I just seem to find stuff left and right. **** pics, her pics, pics with yet another ex in her e-mail, stuff like that. Even found a card from her family adressed to her and her daughter and another ex from like 10 years ago. She seems to never get rid of anything.
It just hurts to see another mans **** that she has had. I know she has a past. Thats not the issue. The issue was just that it hurt horribly to see and I feel like she was disrespectful for still having those.
If the whole thing was reversed I would assume she would feel hurt as well. Just a shock and slap to the face. We will move on and all. Just hurts.
Do I just seem unreasonable to feel hurt, insecure, and disrespected?
Some of you said we should have talked about all this before we got married. Sounds great in theory but how was I to know we even needed to talk about this?


----------



## EleGirl (Dec 3, 2011)

inlovebuthurt said:


> For all of you guys who jump to conclusions, I understand. I cant always get every detail in words I guess very good.
> The reason I went into my wifes e-mail is because I had the pictures on my laptop but it died and she had them in her old e-mail. I didnt have them on e-mail.
> I know she didnt keep them on purpose to look at or anything like that. At least I hope not. There was a few pictures of her with another ex in her e-mail as well. We met on a dating site but not a trashy adult sex site or anything like that at all.
> I just seem to find stuff left and right. **** pics, her pics, pics with yet another ex in her e-mail, stuff like that. Even found a card from her family adressed to her and her daughter and another ex from like 10 years ago. She seems to never get rid of anything.
> ...


The way things are today with sexting and so many people sending out nude pictures and racy pictures it's probably something every couple should discuss. But it's probably something few talk about.

The fact that she has all kinds of things going back 10 years or more probably means that she did not go out of her way to keep them.


----------



## dogman (Jul 24, 2012)

inlovebuthurt said:


> For all of you guys who jump to conclusions, I understand. I cant always get every detail in words I guess very good.
> The reason I went into my wifes e-mail is because I had the pictures on my laptop but it died and she had them in her old e-mail. I didnt have them on e-mail.
> I know she didnt keep them on purpose to look at or anything like that. At least I hope not. There was a few pictures of her with another ex in her e-mail as well. We met on a dating site but not a trashy adult sex site or anything like that at all.
> I just seem to find stuff left and right. **** pics, her pics, pics with yet another ex in her e-mail, stuff like that. Even found a card from her family adressed to her and her daughter and another ex from like 10 years ago. She seems to never get rid of anything.
> ...



I hear you. Bit to make you feel better, it's not really a matter of her not respecting you.
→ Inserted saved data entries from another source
# sj-shoff/ImageProcessor

Hardware: AMD Instinct MI355X
Metric: images/sec (resize+thumb+watermark) on 1080p batch at 1/2/4/8 MI355X (higher is better)
Workload: dtype f32+f64

## Files before the change

imageprocessor_amd/build.py:

```python
import concurrent.futures as cf
import os
import subprocess
import sys

HERE = os.path.dirname(os.path.abspath(__file__))
CSRC = os.path.join(HERE, "csrc")
OBJ = os.path.join(HERE, "build")
LIB = os.path.join(HERE, "libipx.so")
SOURCES = ["ipx_kernels.hip", "ipx_ks_generic.hip", "ipx_ks_fused.hip", "ipx_ks_tail.hip", "ipx_jpeg.hip", "ipx_jpeg_entropy.hip", "ipx_jpeg_dec.hip", "ipx_jpeg_dec_par.hip", "ipx_runtime.hip", "ipx_jpeg_runtime.hip", "ipx_pool.hip", "ipx_gif.hip", "ipx_gif_dec.hip", "ipx_png.hip", "ipx_png_dec.hip", "ipx_host.cpp", "ipx_ks_host.cpp", "ipx_batcher.cpp", "ipx_ops.cpp", "ipx_font.cpp", "ipx_jpeg_host.cpp", "ipx_jpeg_dec_host.cpp", "ipx_jpeg_dec_prog.cpp", "ipx_gif_host.cpp", "ipx_gif_dec_host.cpp", "ipx_png_host.cpp", "ipx_png_dec_host.cpp"]
HEADERS = ["ipx_internal.h", "ipx_runtime_internal.h", "ipx_device.h", "ipx_ks.h", "ipx_ks_exact.h", "ipx_threads.h", "ipx_batcher.h", "ipx_pool_core.h", "ipx_gif.h", "ipx_gif_dec.h", "ipx_png.h", "ipx_png_dec.h", os.path.join("..", "..", "include", "ipx.h")]
FLAGS = ["-O3", "-std=c++17", "-fPIC", "--offload-arch=gfx950", "-ffp-contract=off",
         "-fno-fast-math", "-Wall", "-Wno-unused-function"] + os.environ.get("IPX_CXXFLAGS", "").split()


def hipcc():
    for c in (os.environ.get("HIPCC"), "/opt/rocm/bin/hipcc", "hipcc"):
        if c and (os.path.isabs(c) and os.path.exists(c) or not os.path.isabs(c)):
            return c
    return "hipcc"


def sources():
    return [f for f in SOURCES if os.path.exists(os.path.join(CSRC, f))]


def _obj(src):
    return os.path.join(OBJ, src + ".o")


def _newest_header():
    return max(os.path.getmtime(os.path.join(CSRC, h)) for h in HEADERS if os.path.exists(os.path.join(CSRC, h)))


def _stale_objects(force):
    hdr = _newest_header()
    out = []
    for f in sources():
        o = _obj(f)
        if force or not os.path.exists(o) or os.path.getmtime(o) < max(hdr, os.path.getmtime(os.path.join(CSRC, f))):
            out.append(f)
    return out


def stale():
    if not os.path.exists(LIB):
        return True
    t = os.path.getmtime(LIB)
    return any(os.path.getmtime(os.path.join(CSRC, f)) > t for f in sources() + HEADERS if os.path.exists(os.path.join(CSRC, f)))


def build(force=False, verbose=False, jobs=None):
    if not force and not stale():
        return LIB
    os.makedirs(OBJ, exist_ok=True)
    todo = _stale_objects(force)

    def compile_one(f):
        cmd = [hipcc()] + FLAGS + ["-c", "-o", _obj(f), os.path.join(CSRC, f)]
        if verbose:
            print(" ".join(cmd), flush=True)
        subprocess.check_call(cmd)

    jobs = jobs or max(1, min(len(todo), (os.cpu_count() or 2)))
    if todo:
        with cf.ThreadPoolExecutor(jobs) as ex:
            list(ex.map(compile_one, todo))
    cmd = [hipcc(), "-shared", "-fPIC", "--offload-arch=gfx950", "-o", LIB] + [_obj(f) for f in sources()]
    if verbose:
        print(" ".join(cmd), flush=True)
    subprocess.check_call(cmd)
    return LIB


if __name__ == "__main__":
    build(force="--force" in sys.argv, verbose=True)
    print(LIB)
```

imageprocessor_amd/csrc/ipx_ks.h:

```cpp
#pragma once

#include <vector>

#include "ipx_internal.h"

namespace ipx {

struct KsAxis {
    int dw = 0, sw = 0;
    int ntap = 0;
    std::vector<int32_t> lo, cnt;
    std::vector<double> w;
    std::vector<double> itw, itwffff;
    std::vector<double> ones;
};
bool ks_build_axis(int dw, int sw, KsAxis *out);

struct KsAxisDev {
    const int32_t *lo, *cnt;
    const double *w, *itw, *itwffff, *ones;
    int ntap;
};
size_t ks_axis_bytes(const KsAxis &a);
void ks_axis_pack(const KsAxis &a, uint8_t *h, const uint8_t *d, KsAxisDev *out);

enum {
    IPX_SRC_RGBA_CROP = 8,
    IPX_SRC_NRGBA_CROP = 9,
    IPX_SRC_YCBCR_CROP = 10,
    IPX_SRC_TAP64_CROP = 11
};
inline int ks_crop_kind(int kind)
{
    return kind == IPX_SRC_NRGBA ? IPX_SRC_NRGBA_CROP : kind == IPX_SRC_YCBCR ? IPX_SRC_YCBCR_CROP : kind == IPX_SRC_TAP64 ? IPX_SRC_TAP64_CROP
                                                                                                                           : IPX_SRC_RGBA_CROP;
}

struct KsGenArgs {
    uint8_t *dst; int dstride; size_t dst_fs;
    int dr_x0, dr_y0;
    int adr_x0, adr_y0, adr_x1, adr_y1;
    int sr_x0, sr_y0;
    KsAxisDev ax, ay;
    int op;
    const int *opaque_flag;
    int kind;
    const uint8_t *src; int sstride; size_t src_fs;
    const uint8_t *cb, *cr; int cstride, ratio; size_t c_fs;
    int nframes;
    int src_w;
};
hipError_t launch_ks_generic(const KsGenArgs &a, hipStream_t s);

}

namespace ipx {

struct KsStrip { int c0, c1, t0, tw; };
struct KsSeg { int ys, r0, r1; };
template <int NACC> struct KsRowT { double w[NACC], itw[NACC], ones[NACC]; int32_t emit[NACC]; float wf[NACC]; };
static_assert(sizeof(KsRowT<2>) == 64 && sizeof(KsRowT<4>) == 128, "row entries are copied dword-wise");

struct KsFusedOut {
    uint8_t *out; size_t frame_stride; int ostride, obytes;
    int dw, dh, sr_x0, sr_y0;
    int kind;
    int mode, aone;
    int pk;
    int ntap;
    int waves, cpl;
    int wcols;
    const double *wx;
    const float *wxf;
    int split, ntapf;
    float feps;
    const double *itwf;
    const int32_t *xlo;
    const int32_t *colb;
    const void *rows;
    const int32_t *rowoff;
};
struct KsFusedArgs {
    const uint8_t *src; size_t src_fs; int sstride, sw, sh;
    int src_kind;
    int taps_le_alpha;
    const uint8_t *cb, *cr; int cstride, ratio; size_t c_fs;
    uint8_t *wm; size_t wm_fs; int wm_stride;
    int nframes, nstrips, nseg, nthreads, pitch, dbuf;
    const KsStrip *strips; const KsSeg *segs;
    int nout; KsFusedOut o[2];
    int lds_w[2], lds_rows, lds_open;
    int open_per_wave;
    uint8_t wave_role[16];
    unsigned long long *stamps;
    int *redo;
    uint2 *fix; int *fix_count; int fix_cap[2], fix_stride;
};
struct KsText { const DevGlyph *gl; int n; Rect bbox; uint32_t sr, sg, sb, sa; };
struct KsFix { uint2 *list = nullptr; int *count = nullptr; int cap[2] = {0, 0}; KsAxisDev ax[2], ay[2]; };
struct KsFusedGeom { int nseg = 0; const KsSeg *segs = nullptr; const void *rows[2] = {nullptr, nullptr}; const int32_t *rowoff[2] = {nullptr, nullptr}; };
struct KsFusedPlan {
    bool ok = false;
    int nacc = 2, rows = 4, pitch = 0, nstrips = 0, nthreads = 0, nstg = 0, dbuf = 0;
    int lds_w[2] = {0, 0}, lds_rows = 0, lds_open = 0, lds_bytes = 0;
    struct Lds { int dbuf = 0, lds_w[2] = {0, 0}, lds_rows = 0, lds_open = 0, open_per_wave = 0, lds_bytes = 0; } fast;
    const KsStrip *strips = nullptr;
    struct Out { int ntap = 0, waves = 0, cpl = 0, wcols = 0; const double *wx = nullptr, *itwf = nullptr; const int32_t *xlo = nullptr, *colb = nullptr;
                 const float *wxf = nullptr; float feps = 0; int split = 1, ntapf = 0; } o[2];
    KsFusedGeom whole, split;
};
constexpr int kKsSplitRows = 96;
constexpr int kKsRows = 4;
constexpr int kKsMaxStage = 3;
constexpr int kKsMaxWaves = 12;
constexpr int kKsMaxThreads = 64 * kKsMaxWaves;
constexpr int kKsMaxCpl = 2;
constexpr int kKsSplitTaps = 16;
constexpr int kKsOpenPerWave = 128;
struct KsFusedIn { int dw, dh, sr_x0, sr_y0; const KsAxis *hx, *hy; int top_taps = 0; };
bool ks_fused_plan(int sw, int sh, const KsFusedIn *sc0, const KsFusedIn *sc1, int px_bytes, std::vector<uint8_t> *blob, KsFusedPlan *out);
void ks_fused_rebase(KsFusedPlan *p, const uint8_t *dev_blob);
hipError_t launch_ks_fused(const KsFusedPlan &p, KsFusedArgs &a, const KsFix *fix, const KsText *text, int cus, hipStream_t s, bool *matched, bool *text_done);
hipError_t launch_ks_fix(const KsGenArgs &g, const uint2 *list, size_t list_stride, const int *count, int count_stride, int cap, hipStream_t s);

struct KsTailArgs {
    KsGenArgs g[2];
    const uint2 *list[2]; const int *count[2]; int cap[2];
    size_t list_stride; int count_stride;
    int nframes;
    int R[2], chunks[2];
    uint8_t *wm; int wm_stride; size_t wm_fs;
    KsText text;
    int tbx, tby;
};
hipError_t launch_ks_tail(KsTailArgs t, hipStream_t s);

}
```

imageprocessor_amd/csrc/ipx_ks_tail.hip:

```cpp
#include <algorithm>
#include <cstdlib>

#include "ipx_ks_exact.h"

namespace ipx {
namespace {

constexpr int kTailThreads = 256;
constexpr int kTextRows = 4;

template <int KIND>
__device__ __forceinline__ void tail_exact(KsGenArgs a, const uint2 *list, size_t list_stride, const int *count, int count_stride, int cap, int R,
                                           int frame, int chunk, int chunks)
{
    const int n = min(count[(size_t)frame * count_stride], cap);
    list += (size_t)frame * list_stride;
    a.dst += frame * a.dst_fs;
    a.src += frame * a.src_fs;
    if (KIND == IPX_SRC_YCBCR || KIND == IPX_SRC_YCBCR_CROP) { a.cb += frame * a.c_fs; a.cr += frame * a.c_fs; }
    const int lane = (int)threadIdx.x & 63, wv = (int)threadIdx.x >> 6;
    const int per_wave = 64 / R, sub = lane / R, sl = lane - sub * R, per_block = (kTailThreads >> 6) * per_wave;
    ks_exact_list<KIND>(a, list, n, chunk * per_block, chunks * per_block, wv * per_wave + sub, R, sub, sl);
}

__device__ __forceinline__ void tail_text(const KsTailArgs &t, DevGlyph *tab, int f, int rb)
{
    const int by = rb / t.tbx, bx = rb - by * t.tbx;
    const Rect bbox = t.text.bbox;
    const int n = t.text.n;
    const int x = bbox.x0 + bx * 64 + ((int)threadIdx.x & 63);
    const int ybase = bbox.y0 + by * (4 * kTextRows) + ((int)threadIdx.x >> 6);
    uint8_t *frame = t.wm + (size_t)f * t.wm_fs;
    uint32_t d[kTextRows][1], d0[kTextRows];
#pragma unroll
    for (int r = 0; r < kTextRows; r++) {
        const int y = ybase + 4 * r;
        d0[r] = d[r][0] = x < bbox.x1 && y < bbox.y1 ? *(const uint32_t *)(frame + (size_t)y * t.wm_stride + (size_t)x * 4) : 0u;
    }
    for (int g = (int)threadIdx.x; g < n; g += kTailThreads) tab[g] = t.text.gl[g];
    __syncthreads();
    glyph_walk<1, kTextRows, 4>(tab, n, x, ybase, bbox, d, t.text.sr, t.text.sg, t.text.sb, t.text.sa);
#pragma unroll
    for (int r = 0; r < kTextRows; r++) {
        const int y = ybase + 4 * r;
        if (x < bbox.x1 && y < bbox.y1 && d[r][0] != d0[r]) *(uint32_t *)(frame + (size_t)y * t.wm_stride + (size_t)x * 4) = d[r][0];
    }
}

template <int K0, int K1>
__global__ __launch_bounds__(kTailThreads) void ks_tail_kernel(KsTailArgs t)
{
    __shared__ DevGlyph tab[kMaxGlyphs];
    const int nx = t.chunks[0] + t.chunks[1], per = nx + t.tbx * t.tby, b = (int)blockIdx.x;
    const int frame = b / per, c = b - frame * per;
    if (c < nx) {
        const int k = c >= t.chunks[0] ? 1 : 0, chunk = c - (k ? t.chunks[0] : 0);
        if (K0 == K1 || k == 0)
            tail_exact<K0>(k ? t.g[1] : t.g[0], t.list[k], t.list_stride, t.count[k], t.count_stride, t.cap[k], t.R[k], frame, chunk, t.chunks[k]);
        else
            tail_exact<K1>(t.g[1], t.list[1], t.list_stride, t.count[1], t.count_stride, t.cap[1], t.R[1], frame, chunk, t.chunks[1]);
        return;
    }
    tail_text(t, tab, frame, c - nx);
}
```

I know I mentioned respect in one of my earlier posts but after thinking about it I take it back.

I went through this with my wife when we first married, except she was the one finding stuff. Not nude pics but all kinds of other stuff. Even someone elses panties in my filing cabinet, i have no clue how they got there. I was totally committed to her but just kinda unorganized and didn't keep track of all that stuff. She seemed like a magnet for it. It caused a few fights. But I never meant disrespect.
Work on blocking out the pics of the private parts and move forward. Have her go through her stuff to avoid more discoveries.

Good luck.


----------



## EleGirl (Dec 3, 2011)

dogman said:


> I hear you. Bit to make you feel better, it's not really a matter of her not respecting you.
> 
> I know I mentioned respect in one of my earlier posts but after thinking about it I take it back.
> 
> ...


:rofl: So what do you file panties under?


----------



## Caribbean Man (Jun 3, 2012)

inlovebuthurt said:


> For all of you guys who jump to conclusions, I understand. I cant always get every detail in words I guess very good.
> The reason I went into my wifes e-mail is because I had the pictures on my laptop but it died and she had them in her old e-mail. I didnt have them on e-mail.
> I know she didnt keep them on purpose to look at or anything like that. At least I hope not. There was a few pictures of her with another ex in her e-mail as well. We met on a dating site but not a trashy adult sex site or anything like that at all.
> I just seem to find stuff left and right. **** pics, her pics, pics with yet another ex in her e-mail, stuff like that. Even found a card from her family adressed to her and her daughter and another ex from like 10 years ago. She seems to never get rid of anything.
> ...



I don't think that your feeling that way is unreasonable. But please understand the context of how this entire situation developed.
Sometimes we just have to let go of negative feelings. It may take some time.
She has not done anything on purpose to hurt you, and you should understand that.
Try looking at it from that perspective.


----------



## missymrs80 (Aug 5, 2012)

Entropy3000 said:


> FWIW this is exactly the type of woman I advise men to avoid. The woman who puts on a fake persona to land the money guy. The woman who really likes sex with the bad boys. Understand that this makes a fool out of the husband. Men see this as disrespect. Go figure. It suggests there are boy toys and there are sugar daddies. Yes that is an extreme representation that really has shades of gray. But that husband wants to be the most desired guy period.
> 
> This risks that at some point the woman goes back to her old behavior pattern and desires, becomes just too bored with the husband for whaever reason and she may start contacting old friends and lovers or perhaps just seeks out new interests. She may just make sure she is surrounded by a lot of guys friends. The current husband is not meeting her needs ... He is supposed to know how she likes it. Intuitively.
> 
> ...


Dude,

Did u not see that i put "won't offer up nude pics RIGHT AWAY"? 
No one ever said the "good guy" won't get his money's worth.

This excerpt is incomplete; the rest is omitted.